Focus is golden diversification is a way to decline.
3. Negative CCC (cash conversion cycle)
CCC shows how good the company is at getting cash from daily operations. If CCC is low, it’s good because the company can get money from operations early.
Breaking down CCC: CCC = DIO + DSO – DPO. DIO is inventory shelf period, DSO is receivable collection period, and DPO is payable payment period. For PDD, DIO is 0 because it has no inventory, and DSO is close to 0 because receivables are almost nothing, as Temu users have to pay when they order on Temu. And DPO is very long, 3.6 months. Hence, the CCC is -3.6 months.
This means PDD retains the cash that customers pay at the time of purchase for a period of time. Only after a certain amount of time does PDD finally pay the manufacturer, and even then, it’s the purchase price minus PDD’s fee. While PDD will eventually pay this amount, they continuously receive new transactions before each payment is due. As a result, PDD can perpetually maintain a cash reserve equivalent to 3.6 months of transactions.
However, 3.6 months is too long. In reality, PDD pays much earlier. PDD only accounts for its fee as sales. Suppose PDD’s fee is around 10% of the sales price, and the sales price is 100. PDD receives 100 first, then keeps a fee of 10, which becomes PDD’s sales. So the DPO of 3.6 months actually means the payable is paid after 0.36 months (if the fee is 10% of the full price), or 10.8 days after the transaction.
10.8 days is not particularly long, but holding the cash for these 10.8 days provides a significantly positive effect on its operating cash flow.
When CCC is negative, the growth in sales leads to an increase in cash from operations. That’s why this company is so cash-rich. PDD receives the full price but doesn’t have to pay for inventory purchases because it’s just letting merchants use its platform. This gap generates tremendous cash.
If PDD wants to increase its cash, it can easily do so by extending the DPO. There’s proof of this: in 2019, the DPO was insanely long at 22 months. If PDD’s fee is around 10%, this means PDD pays 2.2 months after the product is sold.
As I mentioned, the platform offers huge advantages to merchants. They are willing to wait for 2.2 months to get paid.
Moreover, strong cash flow from operations, very little debt, and piled-up cash provide huge trust in PDD. Trust is very important for longer payment periods. Merchants don’t worry about anything, even with payments coming 2.2 months later
For those who want to know how CCC actually affects cash:
Suppose you can sell a product for twice the price you bought it for. For example, in year 1, you buy inventory for 100 and sell it for 200, but you don’t pay the payable of 100. In this case CCC consists of DPO: -100(payable) / 200(sales) * 12 months = -6 months. The profit is sales 200 – cost of sales 100 = 100. Cash flow from CCC is sales increase of 200 (from 0 to 200) * 6 (CCC) / 12 = 100. So total cash flow is profit + cash flow from CCC = 100 + 100 = 200.

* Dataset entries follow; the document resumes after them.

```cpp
void launch_grad_check(const float* g, int64_t n, const float* scale, float host_factor,
                       float* found_inf, hipStream_t s);
void launch_sgd(float* p, float* g, float* buf, int64_t n, float lr, float momentum,
                float dampening, float wd, bool nesterov, const float* scale, float host_factor,
                const float* found_inf, const float* step, bool zero_grad, uint16_t* shadow,
                int shadow_kind, hipStream_t s);
void launch_adam(float* p, float* g, float* m, float* v, int64_t n, double lr, double beta1,
                 double beta2, double eps, double wd, bool adamw, const float* scale, float host_factor,
                 const float* found_inf, const float* step, bool zero_grad, uint16_t* shadow,
                 int shadow_kind, hipStream_t s);
void launch_optim_tail(float* scale, int* growth_tracker, float* found_inf, float* step,
                       float growth_factor, float backoff_factor, int growth_interval,
                       hipStream_t s);
// ... 63 lines not shown
  float* dst[kGatherMax];
  int64_t numel[kGatherMax];
  int8_t kind[kGatherMax];
  int count;
};
void launch_gather(const GatherBatch& batch, bool accumulate, hipStream_t s);

bool ln_supported(int64_t D);
int ln_bwd_blocks(int64_t T);
int gelu_bwd_chunks(int64_t T, int64_t F);
void vit_set_gelu_blocks_per_cu(int n);
void launch_ln_fwd(int kind, const float* x, const uint16_t* a, const void* bias, int bias_kind, const float* gamma,
                   const float* beta, float* s_out, uint16_t* h_out, float* mean, float* rstd, int64_t T, int64_t D,
                   float eps, hipStream_t s);
void launch_ln_bwd(int kind, const float* gs, const uint16_t* gh, const float* sv, const float* mean,
                   const float* rstd, const float* gamma, float* gx, uint16_t* ga, float* part, float* dgamma,
                   float* dbeta, void* dbias, int dbias_kind, int64_t T, int64_t D, hipStream_t s);
void launch_gelu_fwd(int kind, const uint16_t* u, const void* bias, int bias_kind, uint16_t* h, int64_t T, int64_t F,
                     hipStream_t s);
void launch_gelu_bwd(int kind, const uint16_t* gh, const uint16_t* u, const void* bias, int bias_kind, uint16_t* gu,
                     float* part, void* dbias, int dbias_kind, int64_t T, int64_t F, hipStream_t s);
void launch_bias_grad16(int kind, const uint16_t* gy, float* part, void* dbias, int dbias_kind, int64_t T, int64_t F,
                        hipStream_t s);
void launch_sum_partials(const float* part, int64_t n, int S, void* out, int out_kind, hipStream_t s);
void launch_colsum_rows(const float* part, int64_t n, int64_t D, void* out, int out_kind, hipStream_t s);
void launch_rows_copy16(const uint16_t* src, uint16_t* dst, const int n[4], const int64_t ss[4], const int64_t ds[4],
                        int L, hipStream_t s);

bool conv_supported(int C, int Cout);
bool conv_supported_narrow(int C, int Cout, int S);
int conv_m_tiles(int64_t M);
void conv_set_variant(int v);
void conv_set_big(int on);
void conv_set_wgrad_stages(int mode);
void conv_set_breg(int mode);
int conv_get_breg();
void conv_set_halo(int on);
void launch_linear_dgrad_dgelu(const uint16_t* dy, const uint16_t* wt, const uint16_t* u, const float* bias,
                               const uint16_t* bias16, uint16_t* gu, float* bp1, int64_t T, int n_out, int n_in,
                               bool f16, hipStream_t s);
int linear_dgrad_dgelu_tiles(int64_t T);
void conv_set_streamk(int mode, double eff);
int conv_get_streamk();
void conv_sk_prepare();
unsigned conv_sk_errors();
int conv_sk_blocks(int64_t tiles, int nk, int bn, int mode);
void conv_set_wgrad_target(int blocks);
int conv_fwd_splits(int64_t M, int Cout, int64_t K, int* kps = nullptr, hipStream_t s = nullptr);
int conv_fwd_splits_for(int64_t M, int Cout, int64_t K, bool graph, int* kps = nullptr);
int conv_split_cols(int64_t M);
void conv_set_splitk_policy(int tiles, int eager_tiles, int eager_min_k, int target);
void conv_set_splitk(int mode);
int conv_get_splitk();
void conv_set_fwd_shape_policy(int bits);
void launch_conv_fwd(const uint16_t* x, const uint16_t* w, uint16_t* y, int N, int H, int W, int C, int Cout,
                     int R, int S, int stride, int pad, float* psum, float* psq, hipStream_t s, int Ho = 0,
                     int Wo = 0, bool f16 = false, float* ws = nullptr);
struct ConvWgradPlan {
  int Ho, Wo, bmw, bnw, splits, steps_per_split;
  int64_t part_floats;
  int halo = 0;
};
void conv_set_wgrad_halo(int mode);
ConvWgradPlan conv_wgrad_plan(int N, int H, int W, int C, int Cout, int R, int S, int stride, int pad, int Ho = 0,
                              int Wo = 0, int target_blocks = 0);
struct WgradReduce {
  const float* part;
  void* out;
  int64_t n4;
  int splits, kind;
  bool consumed;
};
void launch_wgrad_reduce(const WgradReduce& r, hipStream_t s);
void launch_conv_wgrad(const uint16_t* dy, const uint16_t* x, float* part, void* dw, int dw_kind, int N, int H,
                       int W, int C, int Cout, int R, int S, int stride, int pad, const ConvWgradPlan& plan,
                       hipStream_t s, bool f16 = false, WgradReduce* defer = nullptr);
void launch_bn_bwd_apply_pre(int dtype, const void* dy, const void* x, int64_t M, int64_t C, const float* mean,
                             const float* coef, const float* kbuf, void* dx, hipStream_t s, bool from_dz);
struct ReduceCarry;
int take_attached_reduce(ReduceCarry& rc);
class AttachWgradReduce {
 public:
  AttachWgradReduce(WgradReduce* r, hipStream_t s);
  ~AttachWgradReduce();
  AttachWgradReduce(const AttachWgradReduce&) = delete;
  AttachWgradReduce& operator=(const AttachWgradReduce&) = delete;

 private:
  WgradReduce* r_;
  hipStream_t s_;
};
void launch_conv_dgrad_bnstats(const uint16_t* dy, const uint16_t* wt, uint16_t* dx, int N, int Ho, int Wo, int Cout,
                               int C, int R, int S, int pad, const uint16_t* bnx, const float* bn_mean,
                               const float* bn_coef, float* bp1, float* bp2, hipStream_t s,
                               const uint16_t* bny = nullptr, const uint16_t* bnres = nullptr,
                               const uint16_t* bnx2 = nullptr, const float* bn_mean2 = nullptr,
                               float* bp3 = nullptr, bool f16 = false, float* ws = nullptr,
                               const uint8_t* bnmask = nullptr, bool res_s2 = false);
constexpr int kWtFlipMax = 64;
struct WtFlipBatch {
  const uint16_t* w[kWtFlipMax];
  uint16_t* wt[kWtFlipMax];
  int Cout[kWtFlipMax], R[kWtFlipMax], S[kWtFlipMax], C[kWtFlipMax];
  int blk0[kWtFlipMax];
  int count;
};
// ... 43 lines not shown
```

distributed_pytorch_training_amd/ops/conv.py:

```python
from __future__ import annotations

import os

import torch
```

You can calculate the second and third year in the same way. For example, in the second year, you pay the payable from last year -100, you sell things for +400, and you get a new (200) payable but don’t pay it yet, so there’s a ±0 cash flow from payables. So the total cash flow is +300. You can also magically calculate this as the total of profit 200 and cash from CCC 100 (sales increase of 200*6/12) = +300.
Anyway, you now see how negative CCC and profit contribute to cash flow. Increasing both of them improves your cash position.
If CCC is positive, the opposite happens and sales increases reduce your cash. So make sure to keep your CCC low; even negative is the best.
PDD has invested the cash from operations heavily in S&M (sales and marketing) in the past, spending an amount equal to 71% of its revenue in 2020. And that investment has turned out very well. Sales increased significantly in the past (125 times higher sales in 6 years). But now the relative amount of S&M is decreasing, they have to come up with new ideas about how to use their piled-up cash to earn future cash flow.